Given data:

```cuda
struct Params {
  const float* A; int lda;
  const float* bias;
  const float* Res; int ldr;
  float* C; int ldc;
  int M, N, K;
  int S;
  int sliced, Nel, z_split;
  int act;
  int rpt;
  int* err_flag;
  float a_scale;
// ... 141 lines not shown
  }
  __syncthreads();

  constexpr int P = SmemLayout::kPitch;
  float* st = (float*)smem;
  {
    const int lane = tid & 31;
    const int fr = 64 * wg + 16 * ((tid >> 5) & 3) + (lane >> 2), fc = 2 * (lane & 3);
    const float us = F16 ? p.unscale : 1.f;
#pragma unroll
    for (int j = 0; j < kBN / 8; ++j)
#pragma unroll
      for (int h = 0; h < 2; ++h)
        *(float2*)(st + (fr + 8 * h) * P + 8 * j + fc) = make_float2(acc[4 * j + 2 * h] * us, acc[4 * j + 2 * h + 1] * us);
  }
  __syncthreads();
  const int S = p.S;
  const int rows_here = (p.M - mt * RPT) < RPT ? (p.M - mt * RPT) : RPT;
  const int col0 = nt * kBN;
  if (p.act) {
    if (S == 1) {
      for (int idx = tid; idx < rows_here * kBN; idx += kThreads) {
        const int r = idx / kBN, c = idx % kBN;
        const float b = (p.bias && col0 + c < p.N) ? __ldg(p.bias + col0 + c) : 0.f;
        st[r * P + c] = tanh_fwd(st[r * P + c] + b);
      }
    } else {
      const int ngrp = rows_here / S;
      for (int idx = tid; idx < ngrp * kBN; idx += kThreads) {
        const int g = idx / kBN, c = idx % kBN;
        float* zp = st + g * S * P + c;
        const float b = (p.bias && col0 + c < p.N) ? __ldg(p.bias + col0 + c) : 0.f;
        const float y = tanhf(zp[0] + b);
        const float y1 = 1.f - y * y, y2 = -2.f * y * y1;
        float s0 = 0.f, s1 = 0.f;
        int t = 1;
        for (; t + 1 <= S - 2; t += 2) {
          const float a0 = zp[t * P], a1 = zp[(t + 1) * P];
          s0 += a0 * a0; s1 += a1 * a1;
        }
        for (; t <= S - 2; ++t) {
          const float a = zp[t * P];
          s0 += a * a;
        }
        zp[0] = y;
        for (int u = 1; u < S - 1; ++u) zp[u * P] *= y1;
        zp[(S - 1) * P] = y1 * zp[(S - 1) * P] + y2 * (s0 + s1);
      }
    }
    __syncthreads();
  }
  const float* __restrict__ Resp = p.Res;
  float* __restrict__ Cp = p.C;
  const bool vec_ok = (p.N % 4) == 0 && (p.ldc % 4) == 0 && (!Resp || (p.ldr % 4) == 0);
  if (vec_ok) {
    for (int idx = tid; idx < rows_here * (kBN / 4); idx += kThreads) {
      const int r = idx / (kBN / 4), c = 4 * (idx % (kBN / 4)), col = col0 + c;
      if (col >= p.N) continue;
      const size_t pr = phys_row(p, mt * RPT + r, z);
      float4 o = *(const float4*)(st + r * P + c);
      if (Resp) {
        const float4 q = __ldg((const float4*)(Resp + pr * p.ldr + col));
        o.x += q.x; o.y += q.y; o.z += q.z; o.w += q.w;
      }
      if (p.bias && !p.act && pr % S == 0) {
        const float4 q = __ldg((const float4*)(p.bias + col));
        o.x += q.x; o.y += q.y; o.z += q.z; o.w += q.w;
      }
      *(float4*)(Cp + pr * p.ldc + col) = o;
    }
  } else {
    for (int idx = tid; idx < rows_here * kBN; idx += kThreads) {
      const int r = idx / kBN, c = idx % kBN, col = col0 + c;
      if (col >= p.N) continue;
      const size_t pr = phys_row(p, mt * RPT + r, z);
      float o = st[r * P + c];
      if (Resp) o += Resp[pr * p.ldr + col];
      if (p.bias && !p.act && pr % S == 0) o += p.bias[col];
      Cp[pr * p.ldc + col] = o;
    }
  }
}

inline int make_weight_map(CUtensorMap* map, const float* wt, int Nrows, int K, int BN) {
  return make_kmajor_map(map, wt, 4, Nrows, K, kBK, BN);
}

}
}
```

Baseline: 888.0.

## Add persistent warp-specialized row GEMM with producer, MMA, and epilogue warpgroups

Adds a persistent wgmma GEMM kernel, launched with one CTA per SM, that splits work across four warpgroups. One warpgroup loads and splits activations into hi/lo parts while TMA fetches weights into a two-stage mbarrier ring. Two warpgroups issue the wgmma ops and one runs the bias/tanh/residual epilogue. It is used by default when the K dimension spans 4-8 blocks, so loads, MMA and epilogue of successive tiles can overlap and per-tile launch overhead goes away. The cost is extra barrier complexity, and with only one CTA per SM, small grids may lose parallelism.

New measurement: 907.0 (median of 6 runs). 1.02x the previous value.

```diff
diff --git a/deepqmc_b200/csrc/engine.cu b/deepqmc_b200/csrc/engine.cu
--- a/deepqmc_b200/csrc/engine.cu
+++ b/deepqmc_b200/csrc/engine.cu
@@ -87,6 +87,7 @@
 struct Switches {
   bool tc_trunk = true;
   bool tc_f16 = true;
+  bool row_gemm_ws = true;
   std::optional<bool> attn_fl_mma;
   std::optional<int> attn_tb, attn_nt;
   bool attn_generic = false;
@@ -106,6 +107,7 @@
   Switches s;
   s.tc_trunk = num("DQMC_TC_TRUNK").value_or(1) != 0;
   s.tc_f16 = num("DQMC_TC_F16").value_or(1) != 0;
+  s.row_gemm_ws = num("DQMC_ROW_GEMM_WS").value_or(1) != 0;
   if (auto v = num("DQMC_ATTN_FL_MMA")) s.attn_fl_mma = *v != 0;
   s.attn_tb = num("DQMC_ATTN_TB");
   s.attn_nt = num("DQMC_ATTN_NT");
@@ -669,6 +671,8 @@
       if (d % 32 != 0) { err = "DQMC_GEMM_TCGEN05 needs embedding_dim % 32 == 0"; return 2; }
       DQ_CHECK(raise_dyn_smem(tc::gemm3x_kernel<false>, tc::SmemLayout::total()));
       DQ_CHECK(raise_dyn_smem(tc::gemm3x_kernel<true>, tc::SmemLayout::total()));
+      DQ_CHECK(raise_dyn_smem(tc::rowgemm_ws_kernel<false>, tc::WsSmem::total()));
+      DQ_CHECK(raise_dyn_smem(tc::rowgemm_ws_kernel<true>, tc::WsSmem::total()));
       DQ_CHECK(raise_dyn_smem(tc::mlp_block_f16_kernel<128>, tc::MlpSmem::total()));
       DQ_CHECK(raise_dyn_smem(tc::mlp_block_f16_kernel<256>, tc::MlpSmem::total()));
       DQ_CHECK(raise_dyn_smem(tc::trunk_f16_kernel<1>, tc::TrSmem::total()));
@@ -1050,16 +1054,27 @@
         if (f16) { p.a_scale = kActScale; p.unscale = 1.f / (kActScale * t0.wscale); }
         const int MT = (Mr + p.rpt - 1) / p.rpt, NT = (Nc + tc::kBN - 1) / tc::kBN;
         const int n_tiles = (sliced ? Nel : 1) * MT * NT;
+        const int grid = n_tiles < n_sms ? n_tiles : n_sms;
+        const int kblocks = Kc / (tc::kBK * (f16 ? 2 : 1));
+        const bool ws = sw.row_gemm_ws && kblocks >= 4 && kblocks <= 8;
 #ifndef DQMC_EMU
         cudaEvent_t e0 = nullptr, e1 = nullptr;
         if (prof) { cudaEventCreate(&e0); cudaEventCreate(&e1); cudaEventRecord(e0, st); }
 #endif
-        if (f16)
+        if (ws) {
+          if (f16)
+            DQ_LAUNCH(tc::rowgemm_ws_kernel<true>, dim3(grid), dim3(tc::kWsThreads), tc::WsSmem::total(), st, t0.m16h, t0.m16l,
+                      t1.m16h, t1.m16l, p);
+          else
+            DQ_LAUNCH(tc::rowgemm_ws_kernel<false>, dim3(grid), dim3(tc::kWsThreads), tc::WsSmem::total(), st, t0.mh, t0.ml,
+                      t1.mh, t1.ml, p);
+        } else if (f16) {
           DQ_LAUNCH(tc::gemm3x_kernel<true>, dim3(n_tiles), dim3(tc::kThreads), tc::SmemLayout::total(), st, t0.m16h, t0.m16l,
                     t1.m16h, t1.m16l, p);
-        else
+        } else {
           DQ_LAUNCH(tc::gemm3x_kernel<false>, dim3(n_tiles), dim3(tc::kThreads), tc::SmemLayout::total(), st, t0.mh, t0.ml,
                     t1.mh, t1.ml, p);
+        }
 #ifndef DQMC_EMU
         if (prof) {
           cudaEventRecord(e1, st);
diff --git a/deepqmc_b200/csrc/gemm_wgmma.cuh b/deepqmc_b200/csrc/gemm_wgmma.cuh
--- a/deepqmc_b200/csrc/gemm_wgmma.cuh
+++ b/deepqmc_b200/csrc/gemm_wgmma.cuh
@@ -247,6 +247,247 @@
   }
 }
 
+constexpr int kWsThreads = 512;
+
+struct WsSmem {
+  static constexpr int kStages = 2;
+  static constexpr int kEpi = kStages * SmemLayout::kStageBytes;
+  static constexpr int kBars = kEpi + kBM * SmemLayout::kPitch * 4;
+  static constexpr int total() { return kBars + 64; }
+};
+static_assert(WsSmem::total() <= 227 * 1024, "stages + epilogue tile must fit the shared memory of an SM");
+
+template <bool F16>
+__global__ void __launch_bounds__(kWsThreads, 1)
+rowgemm_ws_kernel(const __grid_constant__ CUtensorMap map_hi0, const __grid_constant__ CUtensorMap map_lo0,
+                  const __grid_constant__ CUtensorMap map_hi1, const __grid_constant__ CUtensorMap map_lo1, Params p) {
+  DQMC_TC_SMEM(smem);
+  if ((smem_u32(smem) & 1023u) != 0u) tc_trap();
+  constexpr int kSt = WsSmem::kStages;
+  uint64_t* full = (uint64_t*)(smem + WsSmem::kBars);
+  uint64_t* empty = full + kSt;
+  uint64_t* epi_full = empty + kSt;
+  uint64_t* epi_empty = epi_full + 1;
+  float* st = (float*)(smem + WsSmem::kEpi);
+  constexpr int P = SmemLayout::kPitch;
+  const int tid = threadIdx.x, wg = tid >> 7, wtid = tid & 127;
+  const int RPT = p.rpt;
+  const int MT = (p.M + RPT - 1) / RPT, NT = (p.N + kBN - 1) / kBN;
+  const int n_tiles = (p.sliced ? p.Nel : 1) * MT * NT;
+  constexpr int kSub = F16 ? 2 : 1;
+  const int KS = p.K / (kBK * kSub);
+
+  if (tid == 0) {
+    for (int s = 0; s < kSt; ++s) {
+      mbar_init(&full[s], 1 + 128);
+      mbar_init(&empty[s], 8);
+    }
+    mbar_init(epi_full, 256);
+    mbar_init(epi_empty, 128);
+    fence_barrier_init();
+    tma_prefetch_desc(&map_hi0);
+    tma_prefetch_desc(&map_lo0);
+    if (p.sliced) {
+      tma_prefetch_desc(&map_hi1);
+      tma_prefetch_desc(&map_lo1);
+    }
+  }
+  __syncthreads();
+
+  if (wg == 0) {
+    constexpr int kChunks = F16 ? 16 : 8;
+    constexpr int kRows = kBM * kChunks / 128;
+    constexpr int kRowStep = 128 / kChunks;
+    const int chunk = wtid % kChunks, r0 = wtid / kChunks;
+    int it = 0;
+    for (int tile = blockIdx.x; tile < n_tiles; tile += gridDim.x) {
+      const int nt = tile % NT, mt = (tile / NT) % MT, z = tile / (NT * MT);
+      const bool second = p.sliced && z >= p.z_split;
+      const CUtensorMap* mh = second ? &map_hi1 : &map_hi0;
+      const CUtensorMap* ml = second ? &map_lo1 : &map_lo0;
+      const float* rowp[kRows];
+#pragma unroll
+      for (int i = 0; i < kRows; ++i) {
+        const int lrow = r0 + kRowStep * i, m = mt * RPT + lrow;
+        rowp[i] = (lrow < RPT && m < p.M) ? p.A + phys_row(p, m, z) * p.lda + chunk * 4 : nullptr;
+      }
+      for (int ks = 0; ks < KS; ++ks, ++it) {
+        const int s = it % kSt;
+        float4 av[kRows];
+#pragma unroll
+        for (int i = 0; i < kRows; ++i)
+          av[i] = rowp[i] ? __ldg((const float4*)(rowp[i] + ks * kBK * kSub)) : make_float4(0.f, 0.f, 0.f, 0.f);
+        mbar_wait(&empty[s], ((it / kSt) & 1) ^ 1, p.err_flag);
+        if (wtid == 0) {
+          mbar_expect_tx(&full[s], 2u * kBN * 128u);
+          tma_load_2d(mh, &full[s], smem + SmemLayout::w_hi(s), ks * kBK * kSub, nt * kBN);
+          tma_load_2d(ml, &full[s], smem + SmemLayout::w_lo(s), ks * kBK * kSub, nt * kBN);
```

What is required:
In the listing above, find each line where "CUtensorMap" occurs and copy it.

Solution to this problem:
inline int make_weight_map(CUtensorMap* map, const float* wt, int Nrows, int K, int BN) {
+rowgemm_ws_kernel(const __grid_constant__ CUtensorMap map_hi0, const __grid_constant__ CUtensorMap map_lo0,
+                  const __grid_constant__ CUtensorMap map_hi1, const __grid_constant__ CUtensorMap map_lo1, Params p) {
+      const CUtensorMap* mh = second ? &map_hi1 : &map_hi0;
+      const CUtensorMap* ml = second ? &map_lo1 : &map_lo0;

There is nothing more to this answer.